(Saved data entries)
════════════════
@@ -381,6 +391,9 @@
     if (LOUV) hope = wk && ((long long)vm - kown) * a.M2 + (long long)h.kvi * ((long long)tot_own - h.kvi) > 0;
     uint32_t cm_lo = 0, cm_hi = 0;
     if (hope) {
+#pragma unroll
+        for (int q = 0; q < K; ++q)
+            if (TIGHT) asm volatile("" : "+v"(x[q]));
         int acc = 0;
 #pragma unroll
         for (int q = 0; q < K; ++q) {
@@ -388,8 +401,11 @@
             const int w = UNITW ? 1 : (x[q] & wm);
             acc = (q > 0 && l == (x[q - 1] >> wb)) ? acc + w : w;
             const bool cand = x[q] >= 0 && (q == K - 1 || (x[q + 1] >> wb) != l) && acc == vm;
-            if (q < 32) cm_lo |= (uint32_t)cand << (q & 31);
-            else cm_hi |= (uint32_t)cand << (q & 31);
+            uint32_t cb = cand ? 1u : 0u;
+            if (TIGHT) asm volatile("" : "+v"(cb));
+            if (q < 32) cm_lo |= cb << (q & 31);
+            else cm_hi |= cb << (q & 31);
+            if (TIGHT && FC_RL_OEM_FENCE && (q & 7) == 7) __builtin_amdgcn_sched_barrier(0);
         }
     }
     const bool own_cand = !LOUV && FC_RL_LPA_OWN && wk && kown > 0 && kown == (long long)vm;
@@ -400,6 +416,7 @@
     if (LOUV) {
         const long long kv = h.kvi;
         uint64_t bkey = ~0ull;
+        constexpr int SB = K == 64 ? FC_RL_SB64 : FC_RL_SB;
 #pragma unroll
         for (int c0 = 0; c0 < K; c0 += SB) {
             const uint32_t bits = ((c0 < 32 ? cm_lo : cm_hi) >> (c0 & 31)) & ((1u << SB) - 1u);
@@ -458,6 +475,11 @@
         }
     }
     return dcs;
+}
+
+__device__ __forceinline__ int32_t rl_own_key(int32_t k) {
+    asm volatile("" : "+v"(k));
+    return k;
 }
 
 template <bool LOUV, int K, int WM>
@@ -557,12 +579,16 @@
             int32_t y[KN];
 #pragma unroll
             for (int j = 0; j < KN; ++j) y[j] = x[j];
-            return rl_runs<LOUV, KN, WM>(a, h, sweep, y, own, kown, tot_own, home, c_dq, c_unst, c_cand, slow_out);
-        }
-    }
-    return rl_runs<LOUV, K, WM>(a, h, sweep, x, own, kown, tot_own, home, c_dq, c_unst, c_cand, slow_out);
-}
-
+            return rl_runs<LOUV, KN, WM, false>(a, h, sweep, y, own, kown, tot_own, home, c_dq, c_unst, c_cand, slow_out);
+        }
+    }
+    return rl_runs<LOUV, K, WM, false>(a, h, sweep, x, own, kown, tot_own, home, c_dq, c_unst, c_cand, slow_out);
+}
+
+#ifndef FC_RL_BC
+#define FC_RL_BC 16
+#endif
+constexpr int RL_BC = FC_RL_BC;
 struct RowPre {
     int32_t col;
     int32_t w;
@@ -610,10 +636,14 @@
     const int32_t own = wk ? pre.own : -1;
     int32_t x[K];
 #pragma unroll
-    for (int j = 0; j < K; ++j) {
-        const int32_t cj = __builtin_amdgcn_readlane(pre.col, j);
-        const uint32_t id = (uint32_t)(WM == WM_W8 ? (cj >> wb) : cj);
-        x[j] = ld_off(a.lab, id * ldT + rr);
+    for (int j0 = 0; j0 < K; j0 += RL_BC) {
+#pragma unroll
+        for (int j = j0; j < j0 + RL_BC && j < K; ++j) {
+            const int32_t cj = __builtin_amdgcn_readlane(pre.col, j);
+            const uint32_t id = (uint32_t)(WM == WM_W8 ? (cj >> wb) : cj);
+            x[j] = ld_off(a.lab, id * ldT + rr);
+        }
+        __builtin_amdgcn_sched_barrier(0);
     }
     int32_t tot_own = 0;
     if (LOUV) {
@@ -631,6 +661,7 @@
         const bool mine = (LOUV || FC_RL_LPA_OWN) && live && x[j] == own;
         ko += mine ? wj : 0;
         x[j] = (mine || !live) ? -1 : (UNITW ? x[j] : ((x[j] << wb) | wj));
+        asm volatile("" : "+v"(x[j]));
     }
     kown = ko;
     if (LOUV) {
@@ -649,8 +680,8 @@
         if (__builtin_amdgcn_readfirstlane(ds) <= KS1) {
             int32_t y[KS1];
 #pragma unroll
-            for (int j = 0; j < KS1; ++j) y[j] = x[j];
-            return rl_runs<LOUV, KS1, WM>(a, h, sweep, y, own, kown, tot_own, home, c_dq, c_unst, c_cand, slow_out);
+            for (int j = 0; j < KS1; ++j) y[j] = rl_own_key(x[j]);
+            return rl_runs<LOUV, KS1, WM, true>(a, h, sweep, y, own, kown, tot_own, home, c_dq, c_unst, c_cand, slow_out);
         }
     }
     constexpr int KS = (K == 32 && (FC_RL_SPLIT & 1)) ? 24 : (K == 64 && (FC_RL_SPLIT & 2)) ? 48 : K;
@@ -658,11 +689,11 @@
         if (__builtin_amdgcn_readfirstlane(ds) <= KS) {
             int32_t y[KS];
 #pragma unroll
-            for (int j = 0; j < KS; ++j) y[j] = x[j];
-            return rl_runs<LOUV, KS, WM>(a, h, sweep, y, own, kown, tot_own, home, c_dq, c_unst, c_cand, slow_out);
-        }
-    }
-    return rl_runs<LOUV, K, WM>(a, h, sweep, x, own, kown, tot_own, home, c_dq, c_unst, c_cand, slow_out);
+            for (int j = 0; j < KS; ++j) y[j] = rl_own_key(x[j]);
+            return rl_runs<LOUV, KS, WM, true>(a, h, sweep, y, own, kown, tot_own, home, c_dq, c_unst, c_cand, slow_out);
+        }
+    }
+    return rl_runs<LOUV, K, WM, true>(a, h, sweep, x, own, kown, tot_own, home, c_dq, c_unst, c_cand, slow_out);
 }
 
 __device__ __forceinline__ void rl_push_slow(const RL& a, bool slow, int64_t e, int rr) {
@@ -673,6 +704,12 @@
     if (lane == 0) base = atomicAdd(a.slow_cnt, __popcll(m));
     base = __shfl(base, 0);
     if (slow) a.slow[base + __popcll(m & ((1ull << lane) - 1))] = (e << 14) | (int64_t)rr;
+}
+
+__device__ __forceinline__ const RL& rl_cold() {
+    auto p = __builtin_amdgcn_kernarg_segment_ptr();
+    asm volatile("" : "+s"(p));
+    return *(const RL*)p;
 }
 
 #ifndef FC_RLW16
════════════════
**TO DO**
Here, the records must be output exactly and in full.

**ANSWER SECTION**
@@ -381,6 +391,9 @@
     if (LOUV) hope = wk && ((long long)vm - kown) * a.M2 + (long long)h.kvi * ((long long)tot_own - h.kvi) > 0;
     uint32_t cm_lo = 0, cm_hi = 0;
     if (hope) {
+#pragma unroll
+        for (int q = 0; q < K; ++q)
+            if (TIGHT) asm volatile("" : "+v"(x[q]));
         int acc = 0;
 #pragma unroll
         for (int q = 0; q < K; ++q) {
@@ -388,8 +401,11 @@
             const int w = UNITW ? 1 : (x[q] & wm);
             acc = (q > 0 && l == (x[q - 1] >> wb)) ? acc + w : w;
             const bool cand = x[q] >= 0 && (q == K - 1 || (x[q + 1] >> wb) != l) && acc == vm;
-            if (q < 32) cm_lo |= (uint32_t)cand << (q & 31);
-            else cm_hi |= (uint32_t)cand << (q & 31);
+            uint32_t cb = cand ? 1u : 0u;
+            if (TIGHT) asm volatile("" : "+v"(cb));
+            if (q < 32) cm_lo |= cb << (q & 31);
+            else cm_hi |= cb << (q & 31);
+            if (TIGHT && FC_RL_OEM_FENCE && (q & 7) == 7) __builtin_amdgcn_sched_barrier(0);
         }
     }
     const bool own_cand = !LOUV && FC_RL_LPA_OWN && wk && kown > 0 && kown == (long long)vm;
@@ -400,6 +416,7 @@
     if (LOUV) {
         const long long kv = h.kvi;
         uint64_t bkey = ~0ull;
+        constexpr int SB = K == 64 ? FC_RL_SB64 : FC_RL_SB;
 #pragma unroll
         for (int c0 = 0; c0 < K; c0 += SB) {
             const uint32_t bits = ((c0 < 32 ? cm_lo : cm_hi) >> (c0 & 31)) & ((1u << SB) - 1u);
@@ -458,6 +475,11 @@
         }
     }
     return dcs;
+}
+
+__device__ __forceinline__ int32_t rl_own_key(int32_t k) {
+    asm volatile("" : "+v"(k));
+    return k;
 }
 
 template <bool LOUV, int K, int WM>
@@ -557,12 +579,16 @@
             int32_t y[KN];
 #pragma unroll
             for (int j = 0; j < KN; ++j) y[j] = x[j];
-            return rl_runs<LOUV, KN, WM>(a, h, sweep, y, own, kown, tot_own, home, c_dq, c_unst, c_cand, slow_out);
-        }
-    }
-    return rl_runs<LOUV, K, WM>(a, h, sweep, x, own, kown, tot_own, home, c_dq, c_unst, c_cand, slow_out);
-}
-
+            return rl_runs<LOUV, KN, WM, false>(a, h, sweep, y, own, kown, tot_own, home, c_dq, c_unst, c_cand, slow_out);
+        }
+    }
+    return rl_runs<LOUV, K, WM, false>(a, h, sweep, x, own, kown, tot_own, home, c_dq, c_unst, c_cand, slow_out);
+}
+
+#ifndef FC_RL_BC
+#define FC_RL_BC 16
+#endif
+constexpr int RL_BC = FC_RL_BC;
 struct RowPre {
     int32_t col;
     int32_t w;
@@ -610,10 +636,14 @@
     const int32_t own = wk ? pre.own : -1;
     int32_t x[K];
 #pragma unroll
-    for (int j = 0; j < K; ++j) {
-        const int32_t cj = __builtin_amdgcn_readlane(pre.col, j);
-        const uint32_t id = (uint32_t)(WM == WM_W8 ? (cj >> wb) : cj);
-        x[j] = ld_off(a.lab, id * ldT + rr);
+    for (int j0 = 0; j0 < K; j0 += RL_BC) {
+#pragma unroll
+        for (int j = j0; j < j0 + RL_BC && j < K; ++j) {
+            const int32_t cj = __builtin_amdgcn_readlane(pre.col, j);
+            const uint32_t id = (uint32_t)(WM == WM_W8 ? (cj >> wb) : cj);
+            x[j] = ld_off(a.lab, id * ldT + rr);
+        }
+        __builtin_amdgcn_sched_barrier(0);
     }
     int32_t tot_own = 0;
     if (LOUV) {
@@ -631,6 +661,7 @@
         const bool mine = (LOUV || FC_RL_LPA_OWN) && live && x[j] == own;
         ko += mine ? wj : 0;
         x[j] = (mine || !live) ? -1 : (UNITW ? x[j] : ((x[j] << wb) | wj));
+        asm volatile("" : "+v"(x[j]));
     }
     kown = ko;
     if (LOUV) {
@@ -649,8 +680,8 @@
         if (__builtin_amdgcn_readfirstlane(ds) <= KS1) {
             int32_t y[KS1];
 #pragma unroll
-            for (int j = 0; j < KS1; ++j) y[j] = x[j];
-            return rl_runs<LOUV, KS1, WM>(a, h, sweep, y, own, kown, tot_own, home, c_dq, c_unst, c_cand, slow_out);
+            for (int j = 0; j < KS1; ++j) y[j] = rl_own_key(x[j]);
+            return rl_runs<LOUV, KS1, WM, true>(a, h, sweep, y, own, kown, tot_own, home, c_dq, c_unst, c_cand, slow_out);
         }
     }
     constexpr int KS = (K == 32 && (FC_RL_SPLIT & 1)) ? 24 : (K == 64 && (FC_RL_SPLIT & 2)) ? 48 : K;
@@ -658,11 +689,11 @@
         if (__builtin_amdgcn_readfirstlane(ds) <= KS) {
             int32_t y[KS];
 #pragma unroll
-            for (int j = 0; j < KS; ++j) y[j] = x[j];
-            return rl_runs<LOUV, KS, WM>(a, h, sweep, y, own, kown, tot_own, home, c_dq, c_unst, c_cand, slow_out);
-        }
-    }
-    return rl_runs<LOUV, K, WM>(a, h, sweep, x, own, kown, tot_own, home, c_dq, c_unst, c_cand, slow_out);
+            for (int j = 0; j < KS; ++j) y[j] = rl_own_key(x[j]);
+            return rl_runs<LOUV, KS, WM, true>(a, h, sweep, y, own, kown, tot_own, home, c_dq, c_unst, c_cand, slow_out);
+        }
+    }
+    return rl_runs<LOUV, K, WM, true>(a, h, sweep, x, own, kown, tot_own, home, c_dq, c_unst, c_cand, slow_out);
 }
 
 __device__ __forceinline__ void rl_push_slow(const RL& a, bool slow, int64_t e, int rr) {
@@ -673,6 +704,12 @@
     if (lane == 0) base = atomicAdd(a.slow_cnt, __popcll(m));
     base = __shfl(base, 0);
     if (slow) a.slow[base + __popcll(m & ((1ull << lane) - 1))] = (e << 14) | (int64_t)rr;
+}
+
+__device__ __forceinline__ const RL& rl_cold() {
+    auto p = __builtin_amdgcn_kernarg_segment_ptr();
+    asm volatile("" : "+s"(p));
+    return *(const RL*)p;
 }
 
 #ifndef FC_RLW16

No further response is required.